Activity
Where a line below has the string "dtype" in it, include it in the count, and give that count alone.

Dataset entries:
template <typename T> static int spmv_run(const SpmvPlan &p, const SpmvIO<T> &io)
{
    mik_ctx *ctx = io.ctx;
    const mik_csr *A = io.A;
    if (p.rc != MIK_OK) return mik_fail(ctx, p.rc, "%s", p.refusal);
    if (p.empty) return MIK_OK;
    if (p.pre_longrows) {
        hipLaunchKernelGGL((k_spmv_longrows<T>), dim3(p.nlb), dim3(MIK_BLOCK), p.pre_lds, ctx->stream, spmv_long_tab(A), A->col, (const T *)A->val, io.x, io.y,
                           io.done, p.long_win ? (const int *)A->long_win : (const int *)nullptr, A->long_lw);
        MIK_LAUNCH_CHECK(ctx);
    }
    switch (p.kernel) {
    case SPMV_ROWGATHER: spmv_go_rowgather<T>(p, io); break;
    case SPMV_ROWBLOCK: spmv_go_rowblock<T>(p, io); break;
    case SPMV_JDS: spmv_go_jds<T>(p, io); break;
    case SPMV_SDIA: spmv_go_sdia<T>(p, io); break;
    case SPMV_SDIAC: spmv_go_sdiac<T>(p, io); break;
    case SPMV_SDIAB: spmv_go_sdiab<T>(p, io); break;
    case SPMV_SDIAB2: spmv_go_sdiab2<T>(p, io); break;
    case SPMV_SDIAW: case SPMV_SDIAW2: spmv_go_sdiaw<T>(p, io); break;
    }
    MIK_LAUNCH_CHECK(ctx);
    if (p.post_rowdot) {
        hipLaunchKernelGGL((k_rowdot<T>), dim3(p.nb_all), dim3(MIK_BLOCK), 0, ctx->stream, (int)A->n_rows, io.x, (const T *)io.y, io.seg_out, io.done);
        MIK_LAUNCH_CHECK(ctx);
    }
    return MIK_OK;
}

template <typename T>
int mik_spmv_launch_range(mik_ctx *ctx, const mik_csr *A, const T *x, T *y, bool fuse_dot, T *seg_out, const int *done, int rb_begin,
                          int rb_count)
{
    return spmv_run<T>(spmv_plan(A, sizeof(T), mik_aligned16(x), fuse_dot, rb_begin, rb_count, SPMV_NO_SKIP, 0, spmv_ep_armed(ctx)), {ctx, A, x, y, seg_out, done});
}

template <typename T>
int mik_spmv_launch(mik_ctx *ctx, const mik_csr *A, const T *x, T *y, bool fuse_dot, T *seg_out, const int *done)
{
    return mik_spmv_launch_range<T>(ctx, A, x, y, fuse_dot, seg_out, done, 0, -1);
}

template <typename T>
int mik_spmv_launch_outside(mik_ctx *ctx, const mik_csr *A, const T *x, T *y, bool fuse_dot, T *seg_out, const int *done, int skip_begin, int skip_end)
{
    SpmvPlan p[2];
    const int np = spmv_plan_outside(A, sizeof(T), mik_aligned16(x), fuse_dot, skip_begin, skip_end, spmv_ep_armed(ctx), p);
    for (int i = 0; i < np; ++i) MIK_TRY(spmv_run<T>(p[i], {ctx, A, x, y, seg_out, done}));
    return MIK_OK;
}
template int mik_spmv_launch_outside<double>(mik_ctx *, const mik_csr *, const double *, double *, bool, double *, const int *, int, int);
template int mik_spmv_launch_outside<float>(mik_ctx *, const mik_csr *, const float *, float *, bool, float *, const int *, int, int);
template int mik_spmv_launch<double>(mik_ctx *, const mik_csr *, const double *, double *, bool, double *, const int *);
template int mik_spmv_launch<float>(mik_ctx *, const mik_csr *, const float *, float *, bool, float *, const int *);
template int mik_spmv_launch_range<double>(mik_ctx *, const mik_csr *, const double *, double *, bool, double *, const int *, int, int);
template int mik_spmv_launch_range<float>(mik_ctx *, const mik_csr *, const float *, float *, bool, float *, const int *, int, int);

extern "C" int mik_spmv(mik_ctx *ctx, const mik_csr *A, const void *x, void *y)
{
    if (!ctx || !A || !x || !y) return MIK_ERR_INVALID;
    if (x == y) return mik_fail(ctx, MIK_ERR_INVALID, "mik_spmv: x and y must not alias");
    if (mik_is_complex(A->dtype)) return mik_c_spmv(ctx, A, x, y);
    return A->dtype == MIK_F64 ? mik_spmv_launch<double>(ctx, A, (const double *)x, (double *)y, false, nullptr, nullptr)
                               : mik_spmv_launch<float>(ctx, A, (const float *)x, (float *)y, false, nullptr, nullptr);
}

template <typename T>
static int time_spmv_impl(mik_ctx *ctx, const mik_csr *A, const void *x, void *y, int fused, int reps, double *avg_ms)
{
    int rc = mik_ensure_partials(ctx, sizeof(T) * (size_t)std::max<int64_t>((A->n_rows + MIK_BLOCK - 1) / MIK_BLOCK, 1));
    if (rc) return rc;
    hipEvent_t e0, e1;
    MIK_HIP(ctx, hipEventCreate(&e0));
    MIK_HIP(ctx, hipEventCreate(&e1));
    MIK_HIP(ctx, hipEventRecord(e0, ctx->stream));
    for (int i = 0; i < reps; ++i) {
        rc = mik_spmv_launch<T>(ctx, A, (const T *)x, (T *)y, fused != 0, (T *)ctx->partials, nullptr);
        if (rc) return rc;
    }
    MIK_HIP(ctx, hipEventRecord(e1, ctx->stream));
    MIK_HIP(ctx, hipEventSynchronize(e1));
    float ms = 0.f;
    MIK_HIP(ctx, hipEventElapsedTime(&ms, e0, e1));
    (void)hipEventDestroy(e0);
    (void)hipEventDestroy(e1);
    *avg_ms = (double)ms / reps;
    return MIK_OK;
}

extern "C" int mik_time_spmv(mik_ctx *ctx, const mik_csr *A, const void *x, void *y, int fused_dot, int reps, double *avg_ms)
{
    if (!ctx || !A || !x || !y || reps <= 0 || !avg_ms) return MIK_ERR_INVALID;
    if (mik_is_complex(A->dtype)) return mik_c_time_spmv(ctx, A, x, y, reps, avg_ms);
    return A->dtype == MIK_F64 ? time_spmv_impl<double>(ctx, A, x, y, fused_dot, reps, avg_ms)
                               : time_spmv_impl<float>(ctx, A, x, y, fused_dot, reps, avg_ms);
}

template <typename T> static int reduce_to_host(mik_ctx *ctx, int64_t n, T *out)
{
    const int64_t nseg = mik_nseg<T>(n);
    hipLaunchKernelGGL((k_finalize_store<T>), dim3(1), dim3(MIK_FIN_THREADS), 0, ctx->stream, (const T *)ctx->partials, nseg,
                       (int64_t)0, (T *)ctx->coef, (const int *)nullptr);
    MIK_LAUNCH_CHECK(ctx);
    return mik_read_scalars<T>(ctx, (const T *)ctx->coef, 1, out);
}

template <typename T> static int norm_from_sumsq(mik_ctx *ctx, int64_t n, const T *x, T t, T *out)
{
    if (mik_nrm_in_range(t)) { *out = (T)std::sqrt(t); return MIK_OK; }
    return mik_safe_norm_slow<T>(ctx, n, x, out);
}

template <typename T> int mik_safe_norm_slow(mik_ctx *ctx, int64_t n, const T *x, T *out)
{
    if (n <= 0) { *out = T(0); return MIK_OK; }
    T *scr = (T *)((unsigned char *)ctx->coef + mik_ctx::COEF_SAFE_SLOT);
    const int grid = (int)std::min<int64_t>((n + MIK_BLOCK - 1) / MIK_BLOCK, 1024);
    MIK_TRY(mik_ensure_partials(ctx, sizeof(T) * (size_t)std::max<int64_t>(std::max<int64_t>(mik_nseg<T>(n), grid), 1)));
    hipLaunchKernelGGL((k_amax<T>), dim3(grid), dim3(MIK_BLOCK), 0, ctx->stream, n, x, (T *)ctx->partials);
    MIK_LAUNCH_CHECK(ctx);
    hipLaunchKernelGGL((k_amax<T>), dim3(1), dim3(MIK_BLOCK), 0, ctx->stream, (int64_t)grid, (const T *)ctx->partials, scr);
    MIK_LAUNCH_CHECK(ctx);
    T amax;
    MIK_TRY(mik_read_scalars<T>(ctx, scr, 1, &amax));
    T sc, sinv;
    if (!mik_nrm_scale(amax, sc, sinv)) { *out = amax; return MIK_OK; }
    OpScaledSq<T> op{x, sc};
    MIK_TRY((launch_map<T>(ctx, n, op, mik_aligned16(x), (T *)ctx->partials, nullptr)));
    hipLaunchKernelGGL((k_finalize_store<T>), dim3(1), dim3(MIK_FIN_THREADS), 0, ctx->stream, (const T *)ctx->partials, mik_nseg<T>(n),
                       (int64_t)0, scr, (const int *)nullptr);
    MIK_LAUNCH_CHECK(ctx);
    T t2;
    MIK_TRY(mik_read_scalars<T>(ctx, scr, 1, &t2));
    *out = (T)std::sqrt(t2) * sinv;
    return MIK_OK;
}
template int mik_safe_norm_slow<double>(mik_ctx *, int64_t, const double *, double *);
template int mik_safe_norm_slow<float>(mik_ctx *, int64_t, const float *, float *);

Task answer
4